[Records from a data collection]
template <bool INVERSE, bool LAZY = false>
__global__ __launch_bounds__(256) void k_ntt_low12(PassParams p) {
    __shared__ __attribute__((aligned(16))) uint32_t lds[4096];
    const uint32_t tid = threadIdx.x;
    const uint32_t tile = xcd_remap(blockIdx.x, p.tiles_per_col);
    const size_t base = (size_t)tile << 12;
    const uint32_t* in = p.in + (size_t)blockIdx.y * p.in_col_stride;
    uint32_t* out = p.out + (size_t)blockIdx.y * p.out_col_stride;
    const uint32_t* __restrict__ ltab = p.layer_tw;
    const uint32_t hi = tid >> 4, low = tid & 15;
    uint32_t v[16];
    if (INVERSE) {
#pragma unroll
        for (int k = 0; k < 16; k++) v[k] = in[base + k * 256 + tid];
        radix_layers<4, true, false, 9>(v, ltab, tid, 0);
#pragma unroll
        for (int k = 0; k < 16; k++) lds[k * 256 + tid] = v[k];
        __syncthreads();
#pragma unroll
        for (int k = 0; k < 16; k++) v[k] = lds[hi * 256 + k * 16 + low];
        radix_layers<4, true, false, 5>(v, ltab, low, 0);
#pragma unroll
        for (int k = 0; k < 16; k++) lds[hi * 256 + k * 16 + low] = v[k];
        __syncthreads();
#pragma unroll
        for (int q = 0; q < 4; q++) {
            const uint4 w = ((const uint4*)lds)[tid * 4 + q];
            v[4 * q] = w.x; v[4 * q + 1] = w.y; v[4 * q + 2] = w.z; v[4 * q + 3] = w.w;
        }
        radix_layers<4, true, true, 1>(v, ltab, 0, 0);
        const size_t pos0 = base + (size_t)tid * 16;
        if (p.zk_shift) {
            const uint32_t ex = __brev((uint32_t)pos0) >> (32 - p.log_n);
            const uint32_t b = mul_mod(p.sh_lo[ex & (TW_SIZE - 1)], p.sh_hi[ex >> TW_BITS]);
#pragma unroll
            for (int k = 0; k < 16; k++) v[k] = mul_mod(mul_mod(v[k], b), p.shift16[k]);
        } else if (p.scale) {
#pragma unroll
            for (int k = 0; k < 16; k++) v[k] = mul_mod(v[k], p.scale);
        }
#pragma unroll
        for (int q = 0; q < 4; q++) ((uint4*)(out + pos0))[q] = make_uint4(v[4 * q], v[4 * q + 1], v[4 * q + 2], v[4 * q + 3]);
    } else {
        const size_t pos0 = base + (size_t)tid * 16;
        if (p.expand_bits == 0) {
// ... 118 lines not shown
                radix_layers<2, false, true, 1, LAZY>(u, ltab, 0, 0);
#pragma unroll
                for (int k = 0; k < 4; k++) lds[(m0 + k) * TW + t] = u[k];
            }
            __syncthreads();
#pragma unroll
            for (int k = 0; k < 16; k++) v[k] = lds[(hi * 64 + k * 4 + low) * TW + t];
            radix_layers<4, false, false, 3, LAZY>(v, ltab, low, 0);
#pragma unroll
            for (int k = 0; k < 16; k++) lds[(hi * 64 + k * 4 + low) * TW + t] = v[k];
            __syncthreads();
#pragma unroll
            for (int k = 0; k < 16; k++) v[k] = lds[(k * 64 + g) * TW + t];
            radix_layers<4, false, false, 7, LAZY>(v, ltab, g, 0);
#pragma unroll
            for (int k = 0; k < 16; k++) TILE_OUT(k * 64 + g) = LAZY ? canon((int32_t)v[k]) : v[k];
        }
    } else {
        if (INVERSE) {
#pragma unroll
            for (int k = 0; k < 16; k++) v[k] = TILE_IN(k * 16 + g);
            radix_layers<4, true, false, 5>(v, ltab, g, 0);
#pragma unroll
            for (int k = 0; k < 16; k++) lds[(k * 16 + g) * TW + t] = v[k];
            __syncthreads();
#pragma unroll
            for (int k = 0; k < 16; k++) v[k] = lds[(g * 16 + k) * TW + t];
            radix_layers<4, true, true, 1>(v, ltab, 0, 0);
#pragma unroll
            for (int k = 0; k < 16; k++) {
                uint32_t x = mul_mod(v[k], tw[k]);
                if (p.scale) x = mul_mod(x, p.scale);
                TILE_OUT(g * 16 + k) = x;
            }
        } else {
#pragma unroll
            for (int k = 0; k < 16; k++) {
                const uint32_t x = TILE_IN(g * 16 + k);
                v[k] = LAZY ? (uint32_t)smont((int32_t)x, (int32_t)tw[k]) : mul_mod(x, tw[k]);
            }
            radix_layers<4, false, true, 1, LAZY>(v, ltab, 0, 0);
#pragma unroll
            for (int k = 0; k < 16; k++) lds[(g * 16 + k) * TW + t] = v[k];
            __syncthreads();
#pragma unroll
            for (int k = 0; k < 16; k++) v[k] = lds[(k * 16 + g) * TW + t];
            radix_layers<4, false, false, 5, LAZY>(v, ltab, g, 0);
#pragma unroll
            for (int k = 0; k < 16; k++) TILE_OUT(k * 16 + g) = LAZY ? canon((int32_t)v[k]) : v[k];
        }
    }
}
#undef TILE_IN
#undef TILE_OUT

struct Pass { uint32_t L, R; };
std::vector<Pass> plan_passes(uint32_t log_n) {
    std::vector<Pass> v;
    if (log_n <= 12) { v.push_back({0, log_n}); return v; }
    if (log_n < 18) {
        const uint32_t low = (log_n + 1) / 2;
        v.push_back({0, low});
        v.push_back({low, log_n - low});
        return v;
    }
    const uint32_t rem = log_n - 12;
    v.push_back({0, 12});
    if (rem == 8 || rem == 10 || rem <= 7) v.push_back({12, rem});
    else if (rem == 9) { v.push_back({12, 8}); v.push_back({20, 1}); }
    else if (rem == 11 || rem == 12) { v.push_back({12, 8}); v.push_back({20, rem - 8}); }
    else { v.push_back({12, 10}); v.push_back({22, rem - 10}); }
    return v;
}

▸ **What you should do**: The answer must be the full data, repeated word for word.

▸ **Task output**:
template <bool INVERSE, bool LAZY = false>
__global__ __launch_bounds__(256) void k_ntt_low12(PassParams p) {
    __shared__ __attribute__((aligned(16))) uint32_t lds[4096];
    const uint32_t tid = threadIdx.x;
    const uint32_t tile = xcd_remap(blockIdx.x, p.tiles_per_col);
    const size_t base = (size_t)tile << 12;
    const uint32_t* in = p.in + (size_t)blockIdx.y * p.in_col_stride;
    uint32_t* out = p.out + (size_t)blockIdx.y * p.out_col_stride;
    const uint32_t* __restrict__ ltab = p.layer_tw;
    const uint32_t hi = tid >> 4, low = tid & 15;
    uint32_t v[16];
    if (INVERSE) {
#pragma unroll
        for (int k = 0; k < 16; k++) v[k] = in[base + k * 256 + tid];
        radix_layers<4, true, false, 9>(v, ltab, tid, 0);
#pragma unroll
        for (int k = 0; k < 16; k++) lds[k * 256 + tid] = v[k];
        __syncthreads();
#pragma unroll
        for (int k = 0; k < 16; k++) v[k] = lds[hi * 256 + k * 16 + low];
        radix_layers<4, true, false, 5>(v, ltab, low, 0);
#pragma unroll
        for (int k = 0; k < 16; k++) lds[hi * 256 + k * 16 + low] = v[k];
        __syncthreads();
#pragma unroll
        for (int q = 0; q < 4; q++) {
            const uint4 w = ((const uint4*)lds)[tid * 4 + q];
            v[4 * q] = w.x; v[4 * q + 1] = w.y; v[4 * q + 2] = w.z; v[4 * q + 3] = w.w;
        }
        radix_layers<4, true, true, 1>(v, ltab, 0, 0);
        const size_t pos0 = base + (size_t)tid * 16;
        if (p.zk_shift) {
            const uint32_t ex = __brev((uint32_t)pos0) >> (32 - p.log_n);
            const uint32_t b = mul_mod(p.sh_lo[ex & (TW_SIZE - 1)], p.sh_hi[ex >> TW_BITS]);
#pragma unroll
            for (int k = 0; k < 16; k++) v[k] = mul_mod(mul_mod(v[k], b), p.shift16[k]);
        } else if (p.scale) {
#pragma unroll
            for (int k = 0; k < 16; k++) v[k] = mul_mod(v[k], p.scale);
        }
#pragma unroll
        for (int q = 0; q < 4; q++) ((uint4*)(out + pos0))[q] = make_uint4(v[4 * q], v[4 * q + 1], v[4 * q + 2], v[4 * q + 3]);
    } else {
        const size_t pos0 = base + (size_t)tid * 16;
        if (p.expand_bits == 0) {
// ... 118 lines not shown
                radix_layers<2, false, true, 1, LAZY>(u, ltab, 0, 0);
#pragma unroll
                for (int k = 0; k < 4; k++) lds[(m0 + k) * TW + t] = u[k];
            }
            __syncthreads();
#pragma unroll
            for (int k = 0; k < 16; k++) v[k] = lds[(hi * 64 + k * 4 + low) * TW + t];
            radix_layers<4, false, false, 3, LAZY>(v, ltab, low, 0);
#pragma unroll
            for (int k = 0; k < 16; k++) lds[(hi * 64 + k * 4 + low) * TW + t] = v[k];
            __syncthreads();
#pragma unroll
            for (int k = 0; k < 16; k++) v[k] = lds[(k * 64 + g) * TW + t];
            radix_layers<4, false, false, 7, LAZY>(v, ltab, g, 0);
#pragma unroll
            for (int k = 0; k < 16; k++) TILE_OUT(k * 64 + g) = LAZY ? canon((int32_t)v[k]) : v[k];
        }
    } else {
        if (INVERSE) {
#pragma unroll
            for (int k = 0; k < 16; k++) v[k] = TILE_IN(k * 16 + g);
            radix_layers<4, true, false, 5>(v, ltab, g, 0);
#pragma unroll
            for (int k = 0; k < 16; k++) lds[(k * 16 + g) * TW + t] = v[k];
            __syncthreads();
#pragma unroll
            for (int k = 0; k < 16; k++) v[k] = lds[(g * 16 + k) * TW + t];
            radix_layers<4, true, true, 1>(v, ltab, 0, 0);
#pragma unroll
            for (int k = 0; k < 16; k++) {
                uint32_t x = mul_mod(v[k], tw[k]);
                if (p.scale) x = mul_mod(x, p.scale);
                TILE_OUT(g * 16 + k) = x;
            }
        } else {
#pragma unroll
            for (int k = 0; k < 16; k++) {
                const uint32_t x = TILE_IN(g * 16 + k);
                v[k] = LAZY ? (uint32_t)smont((int32_t)x, (int32_t)tw[k]) : mul_mod(x, tw[k]);
            }
            radix_layers<4, false, true, 1, LAZY>(v, ltab, 0, 0);
#pragma unroll
            for (int k = 0; k < 16; k++) lds[(g * 16 + k) * TW + t] = v[k];
            __syncthreads();
#pragma unroll
            for (int k = 0; k < 16; k++) v[k] = lds[(k * 16 + g) * TW + t];
            radix_layers<4, false, false, 5, LAZY>(v, ltab, g, 0);
#pragma unroll
            for (int k = 0; k < 16; k++) TILE_OUT(k * 16 + g) = LAZY ? canon((int32_t)v[k]) : v[k];
        }
    }
}
#undef TILE_IN
#undef TILE_OUT

struct Pass { uint32_t L, R; };
std::vector<Pass> plan_passes(uint32_t log_n) {
    std::vector<Pass> v;
    if (log_n <= 12) { v.push_back({0, log_n}); return v; }
    if (log_n < 18) {
        const uint32_t low = (log_n + 1) / 2;
        v.push_back({0, low});
        v.push_back({low, log_n - low});
        return v;
    }
    const uint32_t rem = log_n - 12;
    v.push_back({0, 12});
    if (rem == 8 || rem == 10 || rem <= 7) v.push_back({12, rem});
    else if (rem == 9) { v.push_back({12, 8}); v.push_back({20, 1}); }
    else if (rem == 11 || rem == 12) { v.push_back({12, 8}); v.push_back({20, rem - 8}); }
    else { v.push_back({12, 10}); v.push_back({22, rem - 10}); }
    return v;
}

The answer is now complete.